@@ -342,6 +356,13 @@
     if (twinA) oa.lo2 = twinA->lo, oa.plane_stride2 = twinA->plane_stride, oa.part_stride2 = twinA->part_stride;
     if (sym) (sym->onB ? ob : oa).sym = sym->form, (sym->onB ? ob : oa).herm = sym->herm;
     if (sym && sym->conj) (sym->onB ? ob : oa).conj = cplx;
+    bool lean = false, unpair = false;
+    if (plain && !twinA && !sym && quantise_lean_ok(dtype, backend, oa, ob)) {
+        const int rule = gemmul8_scale_lean_rule(dtype, backend, m, n, k, g_batch.batch, nf ? 1 : 0, GEMMUL8_CALLER_GEMM, fastmode);
+        const int force = knobs().scale_lean, force2 = knobs().scale_unpair;
+        lean = force < 0 ? rule != 0 : force == 1;
+        unpair = force2 < 0 ? rule == 2 : force2 == 1;
+    }
     if (fastmode) {
         OZ2_HIP(launch_fast_shift_pair(stream, dtype, backend, N, k, oa, ob));
         if (nf) {
@@ -356,7 +377,7 @@
         int16_t *s0A, *s0B;
         int rc = scale_scratch(L, n, &rowmax, &colmax, &amax, &s0A, &s0B);
         if (rc) return rc;
-        if (t_end > t_begin && knobs().scale_fold) {
+        if (t_end > t_begin && knobs().scale_fold && !lean) {
             const float log2P = backend == kINT8 ? GEMMUL8_LOG2P_INT8[N - 2] : GEMMUL8_LOG2P_FP8[N - 2];
             oa.fin_sft0 = s0A, oa.fin_max = rowmax, oa.fin_log2P = log2P;
             ob.fin_sft0 = s0B, ob.fin_max = colmax, ob.fin_log2P = log2P;
@@ -364,30 +385,32 @@
             OZ2_HIP(launch_shift_finalize(stream, backend, N, skipA ? 0 : m, rowmax, L->sftA, skipB ? 0 : n, colmax, L->sftB, nf));
         }
     }
-    OZ2_HIP(launch_quantise_pair(stream, dtype, backend, (int)t_begin, (int)t_end, k, L->kp, oa, ob));
+    if (lean) g_lean_calls.fetch_add(1, std::memory_order_relaxed);
+    if (lean) OZ2_HIP(launch_quantise_lean(stream, dtype, (int)t_begin, (int)t_end, k, L->kp, oa, ob, unpair));
+    else OZ2_HIP(launch_quantise_pair(stream, dtype, backend, (int)t_begin, (int)t_end, k, L->kp, oa, ob));
     return GEMMUL8_OK;
 }
 
 int gemmul8_scale_finish(void* stream_, int dtype, int backend, int op_A, int op_B, size_t m, size_t n, size_t k, const void* A,
                          size_t lda, const void* B, size_t ldb, unsigned N, int fastmode, unsigned t_begin, unsigned t_end,
                          const gemmul8_layout* L, int skipA, int skipB) {
-    return scale_finish_nf(stream_, dtype, backend, op_A, op_B, m, n, k, A, lda, B, ldb, N, fastmode, t_begin, t_end, L, skipA, skipB, false);
+    return scale_finish_nf(stream_, dtype, backend, op_A, op_B, m, n, k, A, lda, B, ldb, N, fastmode, t_begin, t_end, L, skipA, skipB, false, nullptr, nullptr, true);
 }
 
 static int scale_nf(void* stream_, int dtype, int backend, int op_A, int op_B, size_t m, size_t n, size_t k, const void* A, size_t lda, const void* B,
                     size_t ldb, unsigned N, int fastmode, unsigned t_begin, unsigned t_end, const gemmul8_layout* L, int skipA, int skipB, bool nf,
-                    const TwinPlanes* twinA = nullptr, const SymSide* sym = nullptr) {
+                    const TwinPlanes* twinA = nullptr, const SymSide* sym = nullptr, bool plain = false) {
     if (!fastmode) {
         int rc = scale_bounds_nf(stream_, dtype, backend, op_A, op_B, m, n, k, A, lda, B, ldb, N, 0, n, L, skipA, skipB, nf, sym);
         if (rc) return rc;
     }
-    return scale_finish_nf(stream_, dtype, backend, op_A, op_B, m, n, k, A, lda, B, ldb, N, fastmode, t_begin, t_end, L, skipA, skipB, nf, twinA, sym);
+    return scale_finish_nf(stream_, dtype, backend, op_A, op_B, m, n, k, A, lda, B, ldb, N, fastmode, t_begin, t_end, L, skipA, skipB, nf, twinA, sym, plain);
 }
 
 int gemmul8_scale(void* stream_, int dtype, int backend, int op_A, int op_B, size_t m, size_t n, size_t k, const void* A, size_t lda,
                   const void* B, size_t ldb, unsigned N, int fastmode, unsigned t_begin, unsigned t_end, const gemmul8_layout* L,
                   int skipA, int skipB) {
-    return scale_nf(stream_, dtype, backend, op_A, op_B, m, n, k, A, lda, B, ldb, N, fastmode, t_begin, t_end, L, skipA, skipB, false);
+    return scale_nf(stream_, dtype, backend, op_A, op_B, m, n, k, A, lda, B, ldb, N, fastmode, t_begin, t_end, L, skipA, skipB, false, nullptr, nullptr, true);
 }
 
 static int lowprec_gemm_kr(void* stream_, int dtype, int backend, size_t m, size_t n, size_t k, unsigned N, unsigned t_begin, unsigned t_end,
@@ -582,7 +605,7 @@
         T = nullptr;
     }
     const bool nf = g_nonfinite_mode.load(std::memory_order_relaxed) == 1;
-    rc = scale_nf(stream, dtype, backend, op_A, op_B, m, n, k, A, lda, B, ldb, N, fastmode, 0, N, &L, skipA, skipB, nf);
+    rc = scale_nf(stream, dtype, backend, op_A, op_B, m, n, k, A, lda, B, ldb, N, fastmode, 0, N, &L, skipA, skipB, nf, nullptr, nullptr, true);
     if (rc) return rc;
     if (T) OZ2_HIP(hipEventRecord(T->ev[1], stream));
     const int P = (backend == kINT8 && !is_complex(dtype) && g_batch.batch <= 1) ? std::min<int>(knobs().crt_panels, (int)((n + 255) / 256)) : 0;
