MODEL_HH2, MODEL_MARKOV6, MODEL_NNF, MODEL_NND = 0, 1, 2, 3
STATUS_OK, STATUS_DT_UNDERFLOW, STATUS_NONFINITE, STATUS_MAX_STEPS = 0, 1, 2, 3
STATUS_TEXT = {
    0: "ok",
    1: "underflow in dt",
    2: "non-finite values in state `y`",
    3: "max_num_steps exceeded",
}
ABI_VERSION = 10

EXPORTS = (
    "ionode_abi_version", "ionode_last_error", "ionode_mlp_packed_floats", "ionode_mlp_pack",
    "ionode_launch_geometry", "ionode_kernel_name", "ionode_last_kernel_name", "ionode_lane_wise_from", "ionode_dopri5", "ionode_protocol_at_outputs",
    "ionode_grad_image_floats", "ionode_grad_pack", "ionode_grad_record_floats", "ionode_dopri5_backward", "ionode_dopri5_backward_sse",
    "ionode_grad_packet_doubles", "ionode_dopri5_backward_recompute", "ionode_dopri5_backward_sweep",
    "ionode_dopri5_backward_sse_gc", "ionode_dopri5_backward_recompute_sse", "ionode_dopri5_backward_sweep_sse",
    "ionode_grad_partial_floats", "ionode_grad_reduce", "ionode_grad_reduce_unit", "ionode_grad_reduce_slabs", "ionode_grad_last_error",
    "ionode_regress_step", "ionode_adam_step", "ionode_image_refresh", "ionode_regress_plan",
    "ionode_dense_defer_plan", "ionode_dopri5_deferred",
)

SWEEP_BUFFERS = {
    "ionode_dopri5_backward": ("grad_image", "params", "prot_v", "prot_t", "prot_of_traj", "t_eval", "n_accepted", "grad_y", "state",
                               "records", "grad_params", "grad_y0"),
    "ionode_dopri5_backward_sse": ("params", "prot_v", "prot_t", "prot_of_traj", "t_eval", "n_accepted", "grad_sse", "state",
                                   "grad_params", "grad_y0"),
    "ionode_dopri5_backward_recompute": ("grad_image", "params", "prot_v", "prot_t", "prot_of_traj", "t_eval", "n_accepted", "grad_y",
                                         "records", "packets"),
    "ionode_dopri5_backward_sweep": ("grad_image", "params", "prot_v", "prot_t", "prot_of_traj", "t_eval", "n_accepted", "grad_y", "state",
                                     "records", "packets", "grad_params", "grad_y0"),
    "ionode_dopri5_backward_sse_gc": ("prot_v", "prot_t", "prot_of_traj", "t_eval", "n_accepted", "grad_sse", "packets", "sse_grad_y0"),
    "ionode_dopri5_backward_recompute_sse": ("grad_image", "params", "prot_v", "prot_t", "prot_of_traj", "t_eval", "n_accepted", "records",
                                             "packets"),
    "ionode_dopri5_backward_sweep_sse": ("grad_image", "params", "prot_v", "prot_t", "prot_of_traj", "t_eval", "n_accepted", "sse_grad_y0",
                                         "state", "records", "packets", "grad_params", "grad_y0"),
}


def n_state(model):
    return 6 if model == MODEL_MARKOV6 else 2


# ... 39 lines not shown
def lib():
    global _lib
    if _lib is None:
        if not os.path.exists(LIB_PATH):
            raise IonodeError(f"{LIB_PATH} is missing: run `python -c 'import __graft_entry__ as g; g.build()'` "
                              "(there is no CPU fallback for the integrator)")
        L = C.CDLL(LIB_PATH)
        L.ionode_abi_version.restype = C.c_int32
        L.ionode_last_error.restype = C.c_char_p
        L.ionode_kernel_name.restype = C.c_char_p
        L.ionode_kernel_name.argtypes = [C.POINTER(IonodeDesc)]
        L.ionode_mlp_packed_floats.restype = C.c_size_t
        L.ionode_mlp_packed_floats.argtypes = [C.c_int32, C.c_int32]
        L.ionode_mlp_pack.restype = C.c_int
        L.ionode_mlp_pack.argtypes = [C.c_void_p, C.c_int32, C.c_int32, C.c_void_p]
        L.ionode_launch_geometry.restype = C.c_int
        L.ionode_launch_geometry.argtypes = [C.POINTER(IonodeDesc), C.POINTER(C.c_int32 * 4)]
        L.ionode_dopri5.restype = C.c_int
        L.ionode_dopri5.argtypes = [C.POINTER(IonodeDesc)] + [C.c_void_p] * 12
        L.ionode_dopri5_deferred.restype = C.c_int
        L.ionode_dopri5_deferred.argtypes = [C.POINTER(IonodeDesc)] + [C.c_void_p] * 13 + [C.c_int64]
        L.ionode_dense_defer_plan.restype = C.c_int
        L.ionode_dense_defer_plan.argtypes = [C.POINTER(IonodeDesc), C.c_int32, C.POINTER(C.c_int64 * 2)]
        L.ionode_grad_last_error.restype = C.c_char_p
        for fn in (L.ionode_grad_image_floats, L.ionode_grad_record_floats, L.ionode_grad_partial_floats):
            fn.restype = C.c_size_t
            fn.argtypes = [C.c_int32, C.c_int32]
        L.ionode_grad_pack.restype = C.c_int
        L.ionode_grad_pack.argtypes = [C.c_void_p, C.c_int32, C.c_int32, C.c_void_p]
        L.ionode_grad_packet_doubles.restype = C.c_size_t
        L.ionode_grad_packet_doubles.argtypes = []
        for name, buffers in SWEEP_BUFFERS.items():
            getattr(L, name).restype = C.c_int
            getattr(L, name).argtypes = [C.POINTER(IonodeDesc), C.c_int32, C.c_int32, C.c_int32] + [C.c_void_p] * (len(buffers) + 1)
        L.ionode_grad_reduce.restype = C.c_int
        L.ionode_grad_reduce.argtypes = [C.c_int32, C.c_int32, C.c_void_p, C.c_int64, C.c_int32, C.c_void_p, C.c_void_p]
        L.ionode_grad_reduce_slabs.restype = C.c_int32
        L.ionode_grad_reduce_slabs.argtypes = [C.c_int32, C.c_int32, C.c_int64]
        L.ionode_grad_reduce_unit.restype = C.c_int
        L.ionode_grad_reduce_unit.argtypes = [C.c_int32, C.c_int32, C.c_void_p, C.c_int64, C.c_int32, C.c_void_p, C.c_void_p]
        L.ionode_regress_step.restype = C.c_int
        L.ionode_regress_step.argtypes = [C.c_int32, C.c_int32, C.c_void_p, C.c_void_p, C.c_void_p, C.c_void_p, C.c_int32,
                                          C.c_float, C.c_void_p, C.c_void_p, C.c_int32, C.c_void_p]
        L.ionode_regress_plan.restype = C.c_int
        L.ionode_regress_plan.argtypes = [C.c_int32, C.c_int32, C.POINTER(C.c_int32 * 3)]
        L.ionode_adam_step.restype = C.c_int
# ... 49 lines not shown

+===+

EXERCISE REQUIREMENTS: Your reply should consist only of the lines running from the line with "L.ionode_grad_reduce_slabs.restype = C.c_int32" to the end of the listing, retyped exactly.

RESULT:
        L.ionode_grad_reduce_slabs.restype = C.c_int32
        L.ionode_grad_reduce_slabs.argtypes = [C.c_int32, C.c_int32, C.c_int64]
        L.ionode_grad_reduce_unit.restype = C.c_int
        L.ionode_grad_reduce_unit.argtypes = [C.c_int32, C.c_int32, C.c_void_p, C.c_int64, C.c_int32, C.c_void_p, C.c_void_p]
        L.ionode_regress_step.restype = C.c_int
        L.ionode_regress_step.argtypes = [C.c_int32, C.c_int32, C.c_void_p, C.c_void_p, C.c_void_p, C.c_void_p, C.c_int32,
                                          C.c_float, C.c_void_p, C.c_void_p, C.c_int32, C.c_void_p]
        L.ionode_regress_plan.restype = C.c_int
        L.ionode_regress_plan.argtypes = [C.c_int32, C.c_int32, C.POINTER(C.c_int32 * 3)]
        L.ionode_adam_step.restype = C.c_int
# ... 49 lines not shown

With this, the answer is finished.